Work task =
Go through the records and filter out every line lacking the word "urhts"; copy the lines that remain.

########################################

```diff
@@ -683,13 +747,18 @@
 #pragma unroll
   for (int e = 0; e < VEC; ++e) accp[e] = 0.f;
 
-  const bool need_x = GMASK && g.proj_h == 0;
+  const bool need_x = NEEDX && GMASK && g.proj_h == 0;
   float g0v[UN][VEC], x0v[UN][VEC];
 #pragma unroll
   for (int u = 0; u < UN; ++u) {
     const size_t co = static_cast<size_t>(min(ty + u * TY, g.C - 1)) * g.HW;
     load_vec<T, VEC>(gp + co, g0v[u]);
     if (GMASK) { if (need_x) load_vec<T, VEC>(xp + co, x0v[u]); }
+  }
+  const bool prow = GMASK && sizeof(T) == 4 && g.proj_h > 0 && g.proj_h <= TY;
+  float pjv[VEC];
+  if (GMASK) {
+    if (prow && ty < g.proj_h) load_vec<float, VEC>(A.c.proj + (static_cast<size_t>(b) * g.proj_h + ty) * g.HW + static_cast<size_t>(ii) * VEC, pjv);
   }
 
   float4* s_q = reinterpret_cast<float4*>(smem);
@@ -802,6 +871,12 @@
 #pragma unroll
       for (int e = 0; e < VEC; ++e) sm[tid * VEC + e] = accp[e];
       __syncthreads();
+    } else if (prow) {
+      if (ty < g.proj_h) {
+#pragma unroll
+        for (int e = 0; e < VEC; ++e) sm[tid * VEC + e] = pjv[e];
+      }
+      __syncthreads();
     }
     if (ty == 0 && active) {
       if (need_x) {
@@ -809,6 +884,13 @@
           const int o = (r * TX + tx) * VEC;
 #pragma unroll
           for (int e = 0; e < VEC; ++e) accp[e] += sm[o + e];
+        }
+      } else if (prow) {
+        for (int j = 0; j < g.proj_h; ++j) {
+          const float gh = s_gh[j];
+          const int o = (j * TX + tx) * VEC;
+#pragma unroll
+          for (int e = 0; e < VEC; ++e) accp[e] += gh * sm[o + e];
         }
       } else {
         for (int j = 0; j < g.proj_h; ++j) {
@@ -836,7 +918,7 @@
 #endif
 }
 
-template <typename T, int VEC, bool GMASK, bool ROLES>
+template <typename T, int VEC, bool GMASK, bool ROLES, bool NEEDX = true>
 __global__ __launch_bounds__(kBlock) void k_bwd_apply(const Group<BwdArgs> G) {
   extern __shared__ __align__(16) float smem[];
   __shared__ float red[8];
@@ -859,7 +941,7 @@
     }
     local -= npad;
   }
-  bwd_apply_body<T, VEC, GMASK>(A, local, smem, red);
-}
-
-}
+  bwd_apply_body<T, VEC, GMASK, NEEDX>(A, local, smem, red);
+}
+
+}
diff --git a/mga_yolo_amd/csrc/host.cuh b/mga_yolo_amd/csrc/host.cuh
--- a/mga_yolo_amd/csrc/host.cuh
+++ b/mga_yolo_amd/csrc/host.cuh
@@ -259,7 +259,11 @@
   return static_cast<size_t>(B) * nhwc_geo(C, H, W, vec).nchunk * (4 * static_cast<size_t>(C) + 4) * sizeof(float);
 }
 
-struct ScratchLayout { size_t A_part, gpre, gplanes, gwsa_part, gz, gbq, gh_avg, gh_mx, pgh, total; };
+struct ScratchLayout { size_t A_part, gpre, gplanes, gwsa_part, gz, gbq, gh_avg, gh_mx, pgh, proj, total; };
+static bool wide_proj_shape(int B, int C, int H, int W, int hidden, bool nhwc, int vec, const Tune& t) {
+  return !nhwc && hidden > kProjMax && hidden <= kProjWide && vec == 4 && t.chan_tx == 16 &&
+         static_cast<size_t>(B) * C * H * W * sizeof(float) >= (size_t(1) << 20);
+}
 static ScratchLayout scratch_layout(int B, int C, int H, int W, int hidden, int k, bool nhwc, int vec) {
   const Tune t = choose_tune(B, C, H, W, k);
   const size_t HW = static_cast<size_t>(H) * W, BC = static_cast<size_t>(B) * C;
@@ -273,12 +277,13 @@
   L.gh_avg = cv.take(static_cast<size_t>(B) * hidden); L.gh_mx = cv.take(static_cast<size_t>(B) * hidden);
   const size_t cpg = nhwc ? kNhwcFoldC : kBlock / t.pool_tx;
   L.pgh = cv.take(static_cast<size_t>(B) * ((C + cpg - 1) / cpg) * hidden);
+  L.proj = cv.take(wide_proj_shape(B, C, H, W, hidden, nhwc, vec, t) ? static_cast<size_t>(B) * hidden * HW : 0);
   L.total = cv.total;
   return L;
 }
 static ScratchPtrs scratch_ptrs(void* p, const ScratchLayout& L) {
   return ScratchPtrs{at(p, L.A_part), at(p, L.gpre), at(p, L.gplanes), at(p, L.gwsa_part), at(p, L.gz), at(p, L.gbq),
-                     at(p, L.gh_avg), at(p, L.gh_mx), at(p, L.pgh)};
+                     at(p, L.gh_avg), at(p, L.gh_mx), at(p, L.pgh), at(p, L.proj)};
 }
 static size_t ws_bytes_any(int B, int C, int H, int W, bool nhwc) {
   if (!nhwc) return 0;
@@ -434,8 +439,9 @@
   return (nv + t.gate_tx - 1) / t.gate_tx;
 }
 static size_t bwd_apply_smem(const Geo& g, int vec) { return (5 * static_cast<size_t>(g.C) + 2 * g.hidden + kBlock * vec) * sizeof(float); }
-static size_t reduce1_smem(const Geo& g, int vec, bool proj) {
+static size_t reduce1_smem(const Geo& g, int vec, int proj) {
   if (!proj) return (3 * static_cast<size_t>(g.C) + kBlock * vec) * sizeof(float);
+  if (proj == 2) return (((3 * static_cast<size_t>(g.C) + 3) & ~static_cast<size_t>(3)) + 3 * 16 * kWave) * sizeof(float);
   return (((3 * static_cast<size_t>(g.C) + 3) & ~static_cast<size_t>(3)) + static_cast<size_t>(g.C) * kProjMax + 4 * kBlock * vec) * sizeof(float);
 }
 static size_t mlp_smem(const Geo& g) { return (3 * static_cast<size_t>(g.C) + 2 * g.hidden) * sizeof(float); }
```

########################################

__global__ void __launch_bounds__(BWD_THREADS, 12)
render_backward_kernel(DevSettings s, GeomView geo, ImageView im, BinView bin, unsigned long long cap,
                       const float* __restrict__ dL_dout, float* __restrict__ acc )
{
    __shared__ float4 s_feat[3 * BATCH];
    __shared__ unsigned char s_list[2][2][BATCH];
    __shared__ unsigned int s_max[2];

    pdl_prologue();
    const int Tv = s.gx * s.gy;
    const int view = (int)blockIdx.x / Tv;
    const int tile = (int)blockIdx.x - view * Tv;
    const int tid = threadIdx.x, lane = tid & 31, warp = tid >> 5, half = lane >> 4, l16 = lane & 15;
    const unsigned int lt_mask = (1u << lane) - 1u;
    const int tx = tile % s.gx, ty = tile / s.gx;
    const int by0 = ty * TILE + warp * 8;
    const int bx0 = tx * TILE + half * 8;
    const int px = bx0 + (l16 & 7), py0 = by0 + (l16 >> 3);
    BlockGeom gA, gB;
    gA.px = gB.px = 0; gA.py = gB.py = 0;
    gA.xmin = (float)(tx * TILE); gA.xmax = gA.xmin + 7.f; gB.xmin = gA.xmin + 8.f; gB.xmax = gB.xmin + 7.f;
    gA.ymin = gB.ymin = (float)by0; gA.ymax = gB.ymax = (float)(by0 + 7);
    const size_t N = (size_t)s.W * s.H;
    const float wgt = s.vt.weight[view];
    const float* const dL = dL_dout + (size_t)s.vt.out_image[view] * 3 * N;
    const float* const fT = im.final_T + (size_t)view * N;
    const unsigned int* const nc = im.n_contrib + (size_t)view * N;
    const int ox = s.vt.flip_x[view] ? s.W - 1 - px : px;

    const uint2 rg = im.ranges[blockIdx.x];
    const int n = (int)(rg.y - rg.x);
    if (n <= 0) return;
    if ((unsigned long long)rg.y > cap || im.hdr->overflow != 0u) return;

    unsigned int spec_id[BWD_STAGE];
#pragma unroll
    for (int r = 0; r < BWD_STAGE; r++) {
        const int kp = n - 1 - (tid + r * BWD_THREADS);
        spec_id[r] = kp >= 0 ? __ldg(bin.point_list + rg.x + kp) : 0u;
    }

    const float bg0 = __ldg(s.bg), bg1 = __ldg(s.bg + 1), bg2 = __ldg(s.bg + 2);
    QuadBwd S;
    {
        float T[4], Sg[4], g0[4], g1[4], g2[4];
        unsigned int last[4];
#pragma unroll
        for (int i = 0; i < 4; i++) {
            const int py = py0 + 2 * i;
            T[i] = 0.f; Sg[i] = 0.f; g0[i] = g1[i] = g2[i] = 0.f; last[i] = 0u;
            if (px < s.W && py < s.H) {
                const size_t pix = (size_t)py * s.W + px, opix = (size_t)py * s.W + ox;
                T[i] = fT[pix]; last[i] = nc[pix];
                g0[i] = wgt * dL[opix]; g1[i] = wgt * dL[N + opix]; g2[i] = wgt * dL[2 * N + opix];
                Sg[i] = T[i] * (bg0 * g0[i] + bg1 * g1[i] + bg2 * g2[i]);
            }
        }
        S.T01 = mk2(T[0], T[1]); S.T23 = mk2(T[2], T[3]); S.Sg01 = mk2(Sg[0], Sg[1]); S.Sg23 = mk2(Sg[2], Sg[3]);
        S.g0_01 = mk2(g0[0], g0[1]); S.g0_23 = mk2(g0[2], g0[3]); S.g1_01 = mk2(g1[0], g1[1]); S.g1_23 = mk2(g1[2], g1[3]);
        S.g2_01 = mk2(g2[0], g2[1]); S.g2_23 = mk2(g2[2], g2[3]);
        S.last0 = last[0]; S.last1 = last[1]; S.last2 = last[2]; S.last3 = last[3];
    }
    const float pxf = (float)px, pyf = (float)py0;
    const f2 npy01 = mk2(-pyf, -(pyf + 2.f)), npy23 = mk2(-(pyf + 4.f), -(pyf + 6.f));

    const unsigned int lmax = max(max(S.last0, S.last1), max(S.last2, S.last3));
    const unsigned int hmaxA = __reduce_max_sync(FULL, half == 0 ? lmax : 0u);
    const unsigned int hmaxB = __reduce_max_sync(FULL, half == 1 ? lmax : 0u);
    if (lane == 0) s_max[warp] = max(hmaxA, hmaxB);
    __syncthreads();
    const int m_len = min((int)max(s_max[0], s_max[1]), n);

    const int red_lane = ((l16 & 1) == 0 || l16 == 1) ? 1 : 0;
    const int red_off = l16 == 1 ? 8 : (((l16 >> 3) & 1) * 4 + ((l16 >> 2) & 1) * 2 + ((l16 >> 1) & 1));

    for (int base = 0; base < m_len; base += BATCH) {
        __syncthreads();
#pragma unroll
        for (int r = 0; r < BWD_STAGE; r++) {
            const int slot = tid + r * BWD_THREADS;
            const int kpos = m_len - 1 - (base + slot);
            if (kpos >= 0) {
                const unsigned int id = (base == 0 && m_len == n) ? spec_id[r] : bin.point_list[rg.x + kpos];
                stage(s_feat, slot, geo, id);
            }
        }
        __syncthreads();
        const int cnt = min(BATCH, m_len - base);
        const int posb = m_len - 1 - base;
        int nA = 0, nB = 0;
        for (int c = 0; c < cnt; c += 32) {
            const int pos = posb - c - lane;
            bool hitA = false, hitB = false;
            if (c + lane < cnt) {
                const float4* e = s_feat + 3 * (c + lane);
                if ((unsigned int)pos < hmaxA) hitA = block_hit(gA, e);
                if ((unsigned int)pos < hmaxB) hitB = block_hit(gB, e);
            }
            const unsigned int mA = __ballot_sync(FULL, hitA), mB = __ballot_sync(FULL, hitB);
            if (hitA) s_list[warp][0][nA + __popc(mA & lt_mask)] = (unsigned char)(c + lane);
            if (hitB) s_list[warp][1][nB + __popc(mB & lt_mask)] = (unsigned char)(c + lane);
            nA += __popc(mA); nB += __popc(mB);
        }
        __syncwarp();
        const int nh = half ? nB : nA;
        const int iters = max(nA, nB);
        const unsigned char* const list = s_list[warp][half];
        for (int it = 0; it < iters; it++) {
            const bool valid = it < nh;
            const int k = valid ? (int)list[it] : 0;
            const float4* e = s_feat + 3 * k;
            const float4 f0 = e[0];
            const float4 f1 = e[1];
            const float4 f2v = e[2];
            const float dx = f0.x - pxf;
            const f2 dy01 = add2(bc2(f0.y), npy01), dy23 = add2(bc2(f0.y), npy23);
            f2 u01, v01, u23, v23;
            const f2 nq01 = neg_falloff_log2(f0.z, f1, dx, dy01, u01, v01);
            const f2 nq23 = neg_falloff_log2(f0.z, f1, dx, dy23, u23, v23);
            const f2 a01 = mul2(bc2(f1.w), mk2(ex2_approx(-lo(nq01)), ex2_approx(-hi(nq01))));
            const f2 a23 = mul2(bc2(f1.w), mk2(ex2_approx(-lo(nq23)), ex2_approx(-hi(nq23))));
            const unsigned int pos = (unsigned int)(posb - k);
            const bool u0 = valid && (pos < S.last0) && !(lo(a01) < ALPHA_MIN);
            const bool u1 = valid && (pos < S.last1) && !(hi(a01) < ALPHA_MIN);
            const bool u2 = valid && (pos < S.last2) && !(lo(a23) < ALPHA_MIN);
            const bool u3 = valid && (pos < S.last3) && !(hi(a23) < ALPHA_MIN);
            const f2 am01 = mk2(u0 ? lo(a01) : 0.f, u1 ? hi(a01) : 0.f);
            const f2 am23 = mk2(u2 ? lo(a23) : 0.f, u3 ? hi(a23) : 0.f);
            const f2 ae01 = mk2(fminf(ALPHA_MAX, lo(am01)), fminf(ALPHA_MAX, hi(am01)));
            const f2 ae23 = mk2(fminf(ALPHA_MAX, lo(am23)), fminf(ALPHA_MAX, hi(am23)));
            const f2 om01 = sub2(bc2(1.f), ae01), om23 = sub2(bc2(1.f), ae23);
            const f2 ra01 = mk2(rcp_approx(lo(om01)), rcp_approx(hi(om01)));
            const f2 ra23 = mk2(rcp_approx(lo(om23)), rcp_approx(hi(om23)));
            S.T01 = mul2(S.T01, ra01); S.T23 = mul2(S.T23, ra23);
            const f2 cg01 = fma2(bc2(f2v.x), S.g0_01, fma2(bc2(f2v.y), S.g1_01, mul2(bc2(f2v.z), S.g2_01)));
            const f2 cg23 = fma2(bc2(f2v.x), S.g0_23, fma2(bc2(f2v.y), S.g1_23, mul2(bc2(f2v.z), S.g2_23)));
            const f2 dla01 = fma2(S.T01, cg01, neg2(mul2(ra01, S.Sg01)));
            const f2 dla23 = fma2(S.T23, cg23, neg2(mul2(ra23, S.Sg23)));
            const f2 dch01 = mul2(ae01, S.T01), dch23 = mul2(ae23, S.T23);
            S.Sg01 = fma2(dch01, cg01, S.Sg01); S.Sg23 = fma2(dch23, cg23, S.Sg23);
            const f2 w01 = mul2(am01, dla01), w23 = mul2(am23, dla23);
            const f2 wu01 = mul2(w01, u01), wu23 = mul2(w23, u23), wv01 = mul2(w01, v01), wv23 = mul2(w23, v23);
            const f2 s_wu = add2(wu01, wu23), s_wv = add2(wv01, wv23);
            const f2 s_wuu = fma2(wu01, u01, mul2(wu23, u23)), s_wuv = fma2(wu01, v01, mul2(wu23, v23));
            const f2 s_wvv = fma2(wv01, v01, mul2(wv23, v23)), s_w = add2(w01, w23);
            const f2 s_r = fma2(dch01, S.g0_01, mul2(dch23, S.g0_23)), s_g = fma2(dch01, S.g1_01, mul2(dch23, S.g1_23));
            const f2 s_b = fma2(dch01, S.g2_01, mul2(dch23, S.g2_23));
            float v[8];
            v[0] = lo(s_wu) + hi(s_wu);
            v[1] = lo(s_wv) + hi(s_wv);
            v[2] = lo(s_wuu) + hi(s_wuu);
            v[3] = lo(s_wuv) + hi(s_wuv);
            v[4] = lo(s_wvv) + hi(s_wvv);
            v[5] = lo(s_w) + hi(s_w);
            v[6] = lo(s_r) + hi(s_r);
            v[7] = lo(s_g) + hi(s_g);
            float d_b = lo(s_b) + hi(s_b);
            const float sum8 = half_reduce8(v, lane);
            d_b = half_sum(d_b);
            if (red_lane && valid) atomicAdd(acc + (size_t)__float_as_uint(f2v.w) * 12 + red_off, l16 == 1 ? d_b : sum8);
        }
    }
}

########################################

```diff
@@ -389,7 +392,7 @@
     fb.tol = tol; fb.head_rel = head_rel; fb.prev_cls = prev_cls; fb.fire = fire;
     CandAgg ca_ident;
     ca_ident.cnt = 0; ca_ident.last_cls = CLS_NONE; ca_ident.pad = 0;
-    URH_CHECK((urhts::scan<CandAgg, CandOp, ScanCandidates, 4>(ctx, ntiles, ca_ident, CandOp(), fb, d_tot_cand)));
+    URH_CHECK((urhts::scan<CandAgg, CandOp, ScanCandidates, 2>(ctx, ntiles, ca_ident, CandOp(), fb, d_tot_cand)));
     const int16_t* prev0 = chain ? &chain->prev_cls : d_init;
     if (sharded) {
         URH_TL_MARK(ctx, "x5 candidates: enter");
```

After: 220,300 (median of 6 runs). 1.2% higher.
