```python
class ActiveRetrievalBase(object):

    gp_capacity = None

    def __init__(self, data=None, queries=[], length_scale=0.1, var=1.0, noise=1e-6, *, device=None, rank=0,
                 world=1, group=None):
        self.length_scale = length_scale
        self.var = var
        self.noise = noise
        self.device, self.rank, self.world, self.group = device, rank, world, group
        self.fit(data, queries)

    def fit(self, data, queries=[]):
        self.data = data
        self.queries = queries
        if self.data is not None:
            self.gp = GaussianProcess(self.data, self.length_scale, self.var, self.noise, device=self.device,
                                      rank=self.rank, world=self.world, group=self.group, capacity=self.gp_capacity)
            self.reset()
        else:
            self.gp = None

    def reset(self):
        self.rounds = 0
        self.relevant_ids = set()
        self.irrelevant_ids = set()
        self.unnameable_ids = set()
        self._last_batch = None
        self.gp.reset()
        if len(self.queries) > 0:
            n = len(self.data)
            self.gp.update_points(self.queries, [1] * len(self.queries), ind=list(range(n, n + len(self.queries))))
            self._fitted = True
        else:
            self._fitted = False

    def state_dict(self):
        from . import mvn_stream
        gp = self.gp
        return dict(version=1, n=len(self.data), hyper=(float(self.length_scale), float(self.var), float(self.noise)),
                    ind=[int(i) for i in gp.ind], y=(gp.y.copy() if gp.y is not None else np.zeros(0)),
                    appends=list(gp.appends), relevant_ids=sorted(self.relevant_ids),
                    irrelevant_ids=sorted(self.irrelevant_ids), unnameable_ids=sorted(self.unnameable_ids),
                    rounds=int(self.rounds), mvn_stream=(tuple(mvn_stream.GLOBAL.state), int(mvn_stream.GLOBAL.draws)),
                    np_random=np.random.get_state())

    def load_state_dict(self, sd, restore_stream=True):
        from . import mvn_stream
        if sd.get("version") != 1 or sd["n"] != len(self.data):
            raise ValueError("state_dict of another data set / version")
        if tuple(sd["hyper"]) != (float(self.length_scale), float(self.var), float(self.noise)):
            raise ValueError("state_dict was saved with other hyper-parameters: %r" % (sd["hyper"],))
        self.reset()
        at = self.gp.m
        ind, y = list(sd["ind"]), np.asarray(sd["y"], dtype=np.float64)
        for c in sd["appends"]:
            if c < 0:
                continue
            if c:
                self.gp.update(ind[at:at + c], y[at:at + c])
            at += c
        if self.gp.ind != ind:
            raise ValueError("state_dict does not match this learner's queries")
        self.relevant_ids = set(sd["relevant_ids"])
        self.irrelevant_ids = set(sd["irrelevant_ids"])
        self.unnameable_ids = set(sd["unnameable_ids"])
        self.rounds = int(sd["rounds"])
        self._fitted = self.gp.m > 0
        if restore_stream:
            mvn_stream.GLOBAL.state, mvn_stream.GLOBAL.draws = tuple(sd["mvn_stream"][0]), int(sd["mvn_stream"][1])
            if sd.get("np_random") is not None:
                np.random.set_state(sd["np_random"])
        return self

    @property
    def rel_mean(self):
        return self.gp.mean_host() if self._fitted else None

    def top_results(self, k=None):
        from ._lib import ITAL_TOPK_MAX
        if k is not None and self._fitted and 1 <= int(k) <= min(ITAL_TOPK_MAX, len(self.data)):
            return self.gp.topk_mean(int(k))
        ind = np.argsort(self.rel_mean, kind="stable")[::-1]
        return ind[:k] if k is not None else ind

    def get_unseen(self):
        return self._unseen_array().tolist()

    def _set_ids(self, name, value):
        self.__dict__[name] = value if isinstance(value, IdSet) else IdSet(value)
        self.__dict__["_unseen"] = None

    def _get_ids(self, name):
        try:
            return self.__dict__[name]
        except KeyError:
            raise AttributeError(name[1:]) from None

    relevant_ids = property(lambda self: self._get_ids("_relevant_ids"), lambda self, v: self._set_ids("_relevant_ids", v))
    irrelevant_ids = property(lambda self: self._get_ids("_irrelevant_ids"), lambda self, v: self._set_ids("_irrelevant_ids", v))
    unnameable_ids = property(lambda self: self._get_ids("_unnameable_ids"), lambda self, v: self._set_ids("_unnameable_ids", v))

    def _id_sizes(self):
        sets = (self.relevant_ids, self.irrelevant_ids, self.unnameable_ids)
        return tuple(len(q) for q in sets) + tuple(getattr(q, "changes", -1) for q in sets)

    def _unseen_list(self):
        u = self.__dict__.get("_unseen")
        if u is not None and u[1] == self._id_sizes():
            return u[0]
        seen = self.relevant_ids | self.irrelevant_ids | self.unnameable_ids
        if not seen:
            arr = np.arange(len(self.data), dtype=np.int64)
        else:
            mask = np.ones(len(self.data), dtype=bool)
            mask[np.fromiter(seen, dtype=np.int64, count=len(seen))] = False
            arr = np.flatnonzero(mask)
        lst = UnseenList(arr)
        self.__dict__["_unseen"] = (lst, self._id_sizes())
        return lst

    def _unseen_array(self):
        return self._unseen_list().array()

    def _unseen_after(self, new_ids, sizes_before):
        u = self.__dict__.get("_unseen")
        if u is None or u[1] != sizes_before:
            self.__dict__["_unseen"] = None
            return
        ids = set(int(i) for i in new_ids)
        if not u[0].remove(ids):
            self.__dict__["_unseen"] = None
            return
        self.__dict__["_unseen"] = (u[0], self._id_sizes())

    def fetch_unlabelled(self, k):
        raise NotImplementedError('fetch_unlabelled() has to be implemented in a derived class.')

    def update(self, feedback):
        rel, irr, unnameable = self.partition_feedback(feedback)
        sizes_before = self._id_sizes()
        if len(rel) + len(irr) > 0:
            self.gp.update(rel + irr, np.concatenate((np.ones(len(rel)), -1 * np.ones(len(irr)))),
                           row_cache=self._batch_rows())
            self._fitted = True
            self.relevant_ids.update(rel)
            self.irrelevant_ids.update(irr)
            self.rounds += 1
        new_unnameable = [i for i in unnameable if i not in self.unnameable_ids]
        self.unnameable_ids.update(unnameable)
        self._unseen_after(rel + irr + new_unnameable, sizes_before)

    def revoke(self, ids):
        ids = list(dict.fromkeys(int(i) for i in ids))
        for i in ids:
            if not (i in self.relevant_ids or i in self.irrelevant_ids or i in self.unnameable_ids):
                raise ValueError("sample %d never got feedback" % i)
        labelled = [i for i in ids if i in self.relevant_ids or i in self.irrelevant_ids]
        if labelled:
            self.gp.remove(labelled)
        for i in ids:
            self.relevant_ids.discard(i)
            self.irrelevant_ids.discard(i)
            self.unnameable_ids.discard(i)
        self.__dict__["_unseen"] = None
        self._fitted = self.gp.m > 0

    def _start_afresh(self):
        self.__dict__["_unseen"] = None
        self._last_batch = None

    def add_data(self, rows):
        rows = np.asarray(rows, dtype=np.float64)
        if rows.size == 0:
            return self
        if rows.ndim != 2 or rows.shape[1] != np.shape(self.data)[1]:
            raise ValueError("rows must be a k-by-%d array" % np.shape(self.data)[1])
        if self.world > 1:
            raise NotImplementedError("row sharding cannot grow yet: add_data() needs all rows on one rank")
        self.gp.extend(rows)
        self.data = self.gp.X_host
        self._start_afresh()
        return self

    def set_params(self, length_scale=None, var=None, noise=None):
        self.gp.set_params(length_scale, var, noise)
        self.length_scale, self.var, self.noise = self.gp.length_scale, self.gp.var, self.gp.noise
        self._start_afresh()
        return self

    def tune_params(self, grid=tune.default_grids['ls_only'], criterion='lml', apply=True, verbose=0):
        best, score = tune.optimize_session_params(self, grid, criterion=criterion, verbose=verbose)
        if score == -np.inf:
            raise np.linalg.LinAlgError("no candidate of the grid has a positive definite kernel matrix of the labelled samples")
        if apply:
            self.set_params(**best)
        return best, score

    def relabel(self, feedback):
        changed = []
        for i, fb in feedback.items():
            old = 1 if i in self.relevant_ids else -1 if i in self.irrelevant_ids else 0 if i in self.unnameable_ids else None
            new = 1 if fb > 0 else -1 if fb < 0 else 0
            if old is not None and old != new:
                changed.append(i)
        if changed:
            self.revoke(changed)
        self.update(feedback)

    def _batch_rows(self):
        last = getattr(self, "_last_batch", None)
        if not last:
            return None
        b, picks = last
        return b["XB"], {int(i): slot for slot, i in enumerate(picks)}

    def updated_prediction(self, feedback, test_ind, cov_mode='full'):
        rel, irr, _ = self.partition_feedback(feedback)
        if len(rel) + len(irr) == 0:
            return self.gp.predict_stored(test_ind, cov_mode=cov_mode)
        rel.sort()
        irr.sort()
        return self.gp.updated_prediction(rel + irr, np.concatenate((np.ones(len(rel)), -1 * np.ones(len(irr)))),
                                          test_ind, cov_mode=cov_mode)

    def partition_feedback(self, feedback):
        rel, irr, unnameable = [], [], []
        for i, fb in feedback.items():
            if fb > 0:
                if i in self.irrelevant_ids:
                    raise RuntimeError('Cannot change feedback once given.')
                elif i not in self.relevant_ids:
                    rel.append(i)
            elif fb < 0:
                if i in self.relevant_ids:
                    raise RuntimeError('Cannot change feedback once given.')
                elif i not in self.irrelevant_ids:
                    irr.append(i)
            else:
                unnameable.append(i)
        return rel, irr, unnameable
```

########################################

Written reply =
-    URH_CHECK((urhts::scan<CandAgg, CandOp, ScanCandidates, 4>(ctx, ntiles, ca_ident, CandOp(), fb, d_tot_cand)));
+    URH_CHECK((urhts::scan<CandAgg, CandOp, ScanCandidates, 2>(ctx, ntiles, ca_ident, CandOp(), fb, d_tot_cand)));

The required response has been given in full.